====== Data for analysis

# facebookresearch/videoseal

Hardware: AMD Instinct MI355X
Metric: frames/sec embed+extract 256-bit @768x768 (higher is better)
Workload: dtype f32 (2 x f16 operand split, 3 products on v_mfma_f32_32x32x16_f16, fp32 accumulate); 1 GPU; videoseal_1.0 256-bit, 32 frames 768x768 per GPU, image mode (embedder on every frame, full-res JND), embed + detect; card=videoseal_1.0, weights=random-init (seeded), no checkpoint offline, batch_per_gpu=32, mode=image

## Files before the change

### videoseal_amd/csrc/net_ops.hip

```cpp
#include <algorithm>
#include <cstdlib>
#include <cstring>

#include "conv_common.h"

namespace {

__global__ __launch_bounds__(256) void layernorm_act_kernel(const float* __restrict__ x, int64_t rows, int C, int64_t ld,
                                                            const float* __restrict__ w, const float* __restrict__ b,
                                                            float eps, int act, float* __restrict__ out, int64_t out_ld) {
  const int lane = threadIdx.x & 63;
  const int64_t row = (int64_t)blockIdx.x * 4 + (threadIdx.x >> 6);
  if (row >= rows) return;
  const float* xr = x + row * ld;
  float s = 0.f;
  for (int c = lane; c < C; c += 64) s += xr[c];
  const float mean = wave_sum(s) / (float)C;
  float v = 0.f;
  for (int c = lane; c < C; c += 64) {
    const float dlt = xr[c] - mean;
    v += dlt * dlt;
  }
  const float var = wave_sum(v) / (float)C;
  const float den = sqrtf(var + eps);
  float* orow = out + row * out_ld;
  for (int c = lane; c < (int)out_ld; c += 64) {
    float y = 0.f;
    if (c < C) y = vs_apply_act(w[c] * ((xr[c] - mean) / den) + b[c], act);
    orow[c] = y;
  }
}

template <int LPP, int VMAX>
__global__ __launch_bounds__(256) void layernorm_act_lanes_kernel(const float* __restrict__ x, int64_t rows, int C, int64_t ld,
                                                                  const float* __restrict__ w, const float* __restrict__ b, float eps, int act,
                                                                  float* __restrict__ out, int64_t out_ld, int pH, int pW) {
  constexpr int RPB = 256 / LPP;
  const int q = threadIdx.x & (LPP - 1);
  const int64_t row = (int64_t)blockIdx.x * RPB + (threadIdx.x / LPP);
  bool live = row < rows;
  const int C4 = (C + 3) >> 2, O4 = (int)(out_ld >> 2);
  const float* xr = x + (live ? row : rows - 1) * ld;
  f32x4 v[VMAX];
  float s = 0.f;
#pragma unroll
  for (int k = 0; k < VMAX; ++k) {
    const int c4 = q + k * LPP;
    v[k] = f32x4{0.f, 0.f, 0.f, 0.f};
    if (c4 < C4) {
      v[k] = *reinterpret_cast<const f32x4*>(xr + 4 * c4);
#pragma unroll
      for (int e = 0; e < 4; ++e)
        if (4 * c4 + e < C) s += v[k][e];
    }
  }
#pragma unroll
  for (int o = LPP / 2; o > 0; o >>= 1) s += __shfl_xor(s, o, 64);
  const float mean = s / (float)C;
  float qv = 0.f;
#pragma unroll
  for (int k = 0; k < VMAX; ++k) {
    const int c4 = q + k * LPP;
    if (c4 < C4) {
#pragma unroll
      for (int e = 0; e < 4; ++e)
        if (4 * c4 + e < C) { const float dlt = v[k][e] - mean; qv += dlt * dlt; }
    }
  }
#pragma unroll
  for (int o = LPP / 2; o > 0; o >>= 1) qv += __shfl_xor(qv, o, 64);
  const float den = sqrtf(qv / (float)C + eps);
  float* orow = out + row * out_ld;
  if (pW > 0 && live) {
    const int px = (int)(row % pW);
    const int64_t t = row / pW;
    const int py = (int)(t % pH);
    const int64_t fb = t / pH;
    const int oh = pH >> 1, ow = pW >> 1;
    live = (py >> 1) < oh && (px >> 1) < ow;
    orow = out + ((fb * oh + (py >> 1)) * ow + (px >> 1)) * (4 * (int64_t)C) + ((py & 1) * 2 + (px & 1)) * C;
  }
  if (!live) return;
#pragma unroll
  for (int k = 0; k < VMAX; ++k) {
    const int c4 = q + k * LPP;
    if (c4 < O4) {
      f32x4 o = {0.f, 0.f, 0.f, 0.f};
// ... 505 lines not shown
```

============

§ **Directions for this task**
Your answer should consist of each line of the data above in which the word "sqrtf" occurs.

§ **Finished exercise**
  const float den = sqrtf(var + eps);
  const float den = sqrtf(qv / (float)C + eps);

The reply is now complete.